Miss Witherspoon at the Lyric; Theresa at Home at BPT
By CAROLYN CLAY | March 27, 2007
 MISS WITHERSPOON: If Christopher Durang is issuing an impassioned rallying cry here, he’s unlikely to be heard over the laughter. |
If you’ve ever wondered what would happen if you took Comparative Religion and crack cocaine simultaneously, the answer may be Christopher Durang’s delirious post-mortem fantasy Miss Witherspoon (at the Lyric Stage Company of Boston through April 21). The protagonist of this witty 2005 fable, who’s named Veronica but dubbed Miss Witherspoon by the keepers of Purgatory because she reminds them of “some negative Englishwoman in an Agatha Christie book,” commits suicide in the 1990s, having suffered from depression, bad relationships, and a “disproportionate” reaction to Skylab, the falling space station that threatened to rain tons of detritus upon us. Once dead, she wishes to stick to it. A lapsed Christian perusing her Elysian options, she would prefer “Jewish heaven,” a state likened to general anesthesia and apparently available to all non-believers in an afterlife. Unfortunately, Miss Witherspoon has landed in a Tibetan Buddhist version of Purgatory called the bardo, where the brass — personified by a pleasant Indian woman in a sari — wants to send you back and back and back, like soldiers to Iraq. And that’s not a farfetched simile since this screwball metaphysical and apocalyptic farce is indeed about our troubled world, the religion-fueled conflicts in the Middle East and impending climate catastrophe at the forefront.

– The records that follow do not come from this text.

I2C_FN void r_sincos(double x, double* s, double* c) {
  x = m_fabs(x) < 1.0e6 ? x : __builtin_nan("");
  const double n = m_rint(x * 6.36619772367581382433e-01);
  double r = m_fma(-n, 1.57079632673412561417e+00, x);
  r = m_fma(-n, 6.07710050630396597660e-11, r);
  r = m_fma(-n, 2.02226624871116645580e-21, r);
  const double z = r * r;
  double ps = p_fma(z, 1.58969099521155010221e-10, -2.50507602534068634195e-08);
  ps = p_fma(ps, z, 2.75573137070700676789e-06);
  ps = p_fma(ps, z, -1.98412698298579493134e-04);
  ps = p_fma(ps, z, 8.33333333332248946124e-03);
  const double sr = m_fma(z * r, m_fma(z, ps, -1.66666666666666324348e-01), r);
  double pc = p_fma(z, -1.13596475577881948265e-11, 2.08757232129817482790e-09);
  pc = p_fma(pc, z, -2.75573143513906633035e-07);
  pc = p_fma(pc, z, 2.48015872894767294178e-05);
  pc = p_fma(pc, z, -1.38888888888741095749e-03);
  pc = p_fma(pc, z, 4.16666666666666019037e-02);
  const double cr = 1.0 - m_fma(0.5, z, -(z * z) * pc);
  const int q = (int)n;
  const double ss = (q & 1) ? cr : sr;
  const double cc = (q & 1) ? sr : cr;
  *s = (q & 2) ? -ss : ss;
  *c = ((q + 1) & 2) ? -cc : cc;
}
#ifdef I2C_HOST_SIM
I2C_FN void r_sincos_sc(double x, double* s, double* c) { r_sincos(x, s, c); }
I2C_FN double r_exp_sc(double x) { return r_exp(x); }
#else
I2C_FN double p_fma_s(double p, double z, double c) {
  double r;
  asm("v_fma_f64 %0, %1, %2, %3" : "=v"(r) : "v"(p), "v"(z), "s"(c));
  return r;
}
I2C_FN void r_sincos_sc(double x, double* s, double* c) {
  x = m_fabs(x) < 1.0e6 ? x : __builtin_nan("");
  const double n = m_rint(x * 6.36619772367581382433e-01);
  double r = m_fma(-n, 1.57079632673412561417e+00, x);
  r = m_fma(-n, 6.07710050630396597660e-11, r);
  r = m_fma(-n, 2.02226624871116645580e-21, r);
  const double z = r * r;
  double ps = p_fma_s(z * 1.58969099521155010221e-10, 1.0, -2.50507602534068634195e-08);
  ps = p_fma_s(ps, z, 2.75573137070700676789e-06);
  ps = p_fma_s(ps, z, -1.98412698298579493134e-04);
  ps = p_fma_s(ps, z, 8.33333333332248946124e-03);
  const double sr = m_fma(z * r, p_fma_s(z, ps, -1.66666666666666324348e-01), r);
  double pc = p_fma_s(z * -1.13596475577881948265e-11, 1.0, 2.08757232129817482790e-09);
  pc = p_fma_s(pc, z, -2.75573143513906633035e-07);
  pc = p_fma_s(pc, z, 2.48015872894767294178e-05);
  pc = p_fma_s(pc, z, -1.38888888888741095749e-03);
  pc = p_fma_s(pc, z, 4.16666666666666019037e-02);
  const double cr = 1.0 - m_fma(0.5, z, -(z * z) * pc);
  const int q = (int)n;
  const double ss = (q & 1) ? cr : sr;
  const double cc = (q & 1) ? sr : cr;
  *s = (q & 2) ? -ss : ss;
  *c = ((q + 1) & 2) ? -cc : cc;
}
I2C_FN double r_exp_sc(double x) {
  const double n = m_rint(x * 1.44269504088896338700e+00);
  double r = m_fma(-n, 6.93147180369123816490e-01, x);
  r = m_fma(-n, 1.90821492927058770002e-10, r);
  const double z = r * r;
  double e = p_fma_s(z * 2.08767569878681e-09, 1.0, 2.755731922398589e-07);
  double o = p_fma_s(z * 1.6059043836821613e-10, 1.0, 2.505210838544172e-08);
  e = p_fma_s(e, z, 2.48015873015873e-05);
  o = p_fma_s(o, z, 2.7557319223985893e-06);
  e = p_fma_s(e, z, 1.388888888888889e-03);
  o = p_fma_s(o, z, 1.984126984126984e-04);
  e = p_fma_s(e, z, 4.1666666666666664e-02);
  o = p_fma_s(o, z, 8.333333333333333e-03);
  e = p_fma_s(e, z, 0.5);
  o = p_fma_s(o, z, 1.6666666666666666e-01);
  e = m_fma(e, z, 1.0);
  o = m_fma(o, z, 1.0);
  return __builtin_ldexp(m_fma(r, o, e), (int)n);
}
#endif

But Durang is neither David Hare scrutinizing contemporary politics nor Al Gore with his pointer. His is a crazy, absurdist sensibility steeped in a Catholic upbringing and a charcoal-colored world view. Like Miss Witherspoon, he can appreciate the horror of being sentenced to life, not to mention multiple lives. But the writer’s mind is a magnet for all things pop-cultural, so his loopy protest against earthly cruelty and intolerance incorporates not just the Tibetan Book of the Dead and Jesus Christ in the form of a saucy black woman but also The Lord of the Rings and My Fair Lady — all blenderized for maximum silliness and surprise. And at the Lyric, Durang’s three-ring circus of joke and philosophy is being given a sharply executed, tongue-in-cheek staging with the superb Paula Plum as exasperated ringmaster. Scott Edmiston is at the helm, but some of the effects (which include a Plum Barbie reluctantly descending back toward Earth from an ozone peopled by floating babies), not to mention the deadpan presence of Larry Coen, bring to mind Ryan Landry.
Like most works by the author of The Marriage of Bette and Boo and Betty’s Summer Vacation, Miss Witherspoon is arbitrary and whimsical almost to a fault; this undermines its message and its poignancy if not its amusement value. And it has an oddly optimistic ending, given Durang’s merrily mordant musings on the scariness of the world. “If you can’t fix it, laugh at it and hope to be well out of it,” he seems to be saying — until an unlikely coalition with Miss Witherspoon as its pint-sized center sets out to fix it after all. But if Durang is really issuing an impassioned rallying cry, he’s unlikely to be heard over the laughter as his heroine endures at least one hilariously horrifying childhood among drug-addicted trailer trash and commits at least one ingenious suicide (among several) before acknowledging that perhaps she could change the world if only she could stand it.